Il cartoncino utilizzato mercoledì all'Università

di M.T.

Una giornata che lascia il segno, quella che si è vissuta mercoledì all’università di Perugia, per l’inaugurazione dell’anno accademico. Parte della quale è finita sopra la home page della Corte Costituzionale, raccontando il messaggio che la presidente Silvana Sciarra ha affidato alla comunità accademica.

E’ indubbio che nella giornata che ha visto raccolti 18 rettori degli atenei italiani per l’inaugurazione dell’anno accademico 2023 – 2024 si sono toccati temi alti, sulla Costituzione oggi e sul suo ruolo per il futuro delle nuove generazioni, ma anche sull’Europa e sui conflitti che tengono il mondo con il fiato sospeso.

Tra queste ‘frequenze’, appare una immagine che ritrae un cartello con scritto ‘riservato student* Unipg’. E’ stato prima fotografato e inviato alle redazioni da ‘Azione Universitaria’. Poi è stato rilanciato da un post del presidente del Consiglio Regionale Marco Squarta.

I primi scrivono: «Rimaniamo sconcertati dal fatto che l’Università degli studi di Perugia utilizzi questo tipo d’ortografia in una cerimonia pubblica e solenne come l’inaugurazione dell’anno accademico. Siamo convinti che l’inclusione di tutti e tutto, come deve essere ed è, si dimostri in altro modo: con progetti concreti e fattivi volti, dove sussista il bisogno, a far capire come non vi sia nulla di sbagliato in nessuno a prescindere da come esso si senta. Queste situazioni sono secondo noi solo spot del politicamente corretto fini a se stessi che hanno il solo intento di mascherare l’assenza di progetti veri! In più l’Accademia della Crusca ha ribadito come l’ asterisco non possa essere utilizzato al posto delle desinenze dotate di valore morfologico. Ci meravigliamo quindi che venga usato nell’aula magna di uno degli atenei più antichi ed importanti d’Italia!».

Il presidente del consiglio regionale Squarta aggiunge: «Senza parole. Student con l’asterisco. Oggi all’inaugurazione dell’anno accademico ho trovato questo. Un asterisco al posto di uomo e donna, di studenti e studentesse. Un segno grafico che elimina ogni specificità. Non so di chi sia stata questa idea bizzarra, ma non la condivido affatto. La lingua italiana usata per diffondere le teorie sul genere e non offendere chi non si sente né uomo né donna. L’Università dovrebbe esaltare le singole specificità dei suoi studenti e delle sue studentesse, perché le persone non sono asterischi».

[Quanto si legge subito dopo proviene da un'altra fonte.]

__global__ __launch_bounds__(kBlock) void kd_partition_kernel(const int *__restrict__ seg_lo,
                                                              const int *__restrict__ seg_mid, int nseg, int n, KdLists A,
                                                              const unsigned char *__restrict__ flag,
                                                              const Cnt3 *__restrict__ S, int *__restrict__ d0,
                                                              int *__restrict__ d1, int *__restrict__ d2)
{
    const int p = blockIdx.x * kBlock + threadIdx.x;
    if (p >= n) return;
    const int s = seg_of(seg_lo, nseg, p), mid = seg_mid[s], lo = seg_lo[s];
    int *d[3] = {d0, d1, d2};
    const Cnt3 sp = S[p], sl = S[lo];
    for (int a = 0; a < 3; ++a) {
        const int id = A.a[a][p];
        int dest = p;
        if (mid >= 0) {
            const int left_before = sp.c[a] - sl.c[a];
            dest = flag[id] ? lo + left_before : mid + (p - lo - left_before);
        }
        d[a][dest] = id;
    }
}

__global__ __launch_bounds__(kBlock) void kd_local_kernel(const int *__restrict__ leaf_lo, int nleaf, int n,
                                                          const int *__restrict__ A0, int *__restrict__ loc)
{
    const int p = blockIdx.x * kBlock + threadIdx.x;
    if (p >= n) return;
    loc[A0[p]] = p - leaf_lo[seg_of(leaf_lo, nleaf, p)];
}

constexpr int kKdLeaf = 1024;
__global__ __launch_bounds__(kBlock) void kd_leaf_kernel(const int *__restrict__ leaf_lo, KdLists A,
                                                         const int *__restrict__ loc, const double *__restrict__ x,
                                                         const double *__restrict__ y, const double *__restrict__ z,
                                                         int *__restrict__ kd)
{
    constexpr int kMaxR = kKdLeaf / 32 + 2;
    __shared__ int s_id[kKdLeaf];
    __shared__ short s_A[2][3][kKdLeaf];
    __shared__ int s_S[3][kKdLeaf];
    __shared__ unsigned char s_flag[kKdLeaf];
    __shared__ int s_rlo[kMaxR], s_rhi[kMaxR], s_rmid[kMaxR], s_rax[kMaxR];
    __shared__ int s_wsum[3][kBlock / 64];
    __shared__ int s_nr, s_active;
    const int L0 = leaf_lo[blockIdx.x], cnt = leaf_lo[blockIdx.x + 1] - L0;
    const int tid = threadIdx.x, lane = tid & 63, wave = tid >> 6;
    for (int i = tid; i < cnt; i += kBlock) {
        s_id[i] = A.a[0][L0 + i];
        s_A[0][0][i] = (short)i;
        s_A[0][1][i] = (short)loc[A.a[1][L0 + i]];
        s_A[0][2][i] = (short)loc[A.a[2][L0 + i]];
    }
    if (tid == 0) {
        s_rlo[0] = 0;
        s_rhi[0] = cnt;
        s_nr = 1;
    }
    const double *coord[3] = {x, y, z};
    int cur = 0;
    for (;;) {
        __syncthreads();
        if (tid == 0) {
            int act = 0;
            for (int r = 0; r < s_nr; ++r) {
                const int c = s_rhi[r] - s_rlo[r];
                int mid = -1;
                if (c > 32) {
                    const int units = (c + 31) / 32;
                    mid = s_rlo[r] + 32 * ((units + 1) / 2);
                    ++act;
                }
                s_rmid[r] = mid;
            }
            s_active = act;
        }
        __syncthreads();
        if (!s_active) break;
        const int nr = s_nr;
        if (tid < nr && s_rmid[tid] >= 0) {
            const int lo = s_rlo[tid], hi = s_rhi[tid];
            double ext[3];
            for (int a = 0; a < 3; ++a)
                ext[a] = coord[a][s_id[s_A[cur][a][hi - 1]]] - coord[a][s_id[s_A[cur][a][lo]]];
            s_rax[tid] = widest_axis3(ext);
        }
        __syncthreads();
        auto range_of = [&](int p) {
            int l = 0, h = nr - 1;
            while (l < h) {
                const int m = (l + h + 1) >> 1;
                if (s_rlo[m] <= p) l = m;
                else h = m - 1;
            }
            return l;
        };
        for (int p = tid; p < cnt; p += kBlock) {
            const int r = range_of(p);
            if (s_rmid[r] >= 0) s_flag[s_A[cur][s_rax[r]][p]] = p < s_rmid[r] ? 1 : 0;
        }
        __syncthreads();
        int f[3][4], t[3];
        for (int a = 0; a < 3; ++a) {
            t[a] = 0;
            for (int k = 0; k < 4; ++k) {
                const int p = 4 * tid + k;
                f[a][k] = p < cnt ? s_flag[s_A[cur][a][p]] : 0;
                t[a] += f[a][k];
            }
        }
        int incl[3] = {t[0], t[1], t[2]};
        for (int o = 1; o < 64; o <<= 1)
            for (int a = 0; a < 3; ++a) {
                const int v = __shfl_up(incl[a], o, 64);
                if (lane >= o) incl[a] += v;
            }
        if (lane == 63)
            for (int a = 0; a < 3; ++a) s_wsum[a][wave] = incl[a];
        __syncthreads();
        for (int a = 0; a < 3; ++a) {
            int base = incl[a] - t[a];
            for (int w = 0; w < wave; ++w) base += s_wsum[a][w];
            for (int k = 0; k < 4; ++k) {
                const int p = 4 * tid + k;
                if (p < cnt) s_S[a][p] = base;
                base += f[a][k];
            }
        }
        __syncthreads();
        for (int p = tid; p < cnt; p += kBlock) {
            const int r = range_of(p), mid = s_rmid[r], lo = s_rlo[r];
            for (int a = 0; a < 3; ++a) {
                const short v = s_A[cur][a][p];
                int dest = p;
                if (mid >= 0) {
                    const int left_before = s_S[a][p] - s_S[a][lo];
                    dest = s_flag[v] ? lo + left_before : mid + (p - lo - left_before);
                }
                s_A[cur ^ 1][a][dest] = v;
            }
        }
        __syncthreads();
        if (tid == 0) {
            int m = 0;
            int nlo[kMaxR], nhi[kMaxR];
            for (int r = 0; r < s_nr; ++r) {
                if (s_rmid[r] >= 0) {
                    nlo[m] = s_rlo[r];
                    nhi[m++] = s_rmid[r];
                    nlo[m] = s_rmid[r];
                    nhi[m++] = s_rhi[r];
                } else {
                    nlo[m] = s_rlo[r];
                    nhi[m++] = s_rhi[r];
                }
            }
            for (int r = 0; r < m; ++r) {
                s_rlo[r] = nlo[r];
                s_rhi[r] = nhi[r];
            }
            s_nr = m;
        }
        cur ^= 1;
    }
    for (int i = tid; i < cnt; i += kBlock) kd[L0 + i] = s_id[s_A[cur][0][i]];
}

}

Contattata l’università sul tema, chi risponde alla chiamata di Umbria24 afferma che «non c’è nessuna intenzione da parte dell’ateneo di entrare in questa polemica». «Sorprende tuttavia – è stato aggiunto – che una figura istituzionale (il riferimento è al presidente Squarta) presente a un appuntamento durante il quale sono stati toccati temi importanti a livelli sicuramente non banali, non abbia avvertito la necessità di pronunciare una sola parola su questioni che interrogano generazioni e l’intero mondo, soffermandosi su un solo aspetto della giornata. Forse non il principale».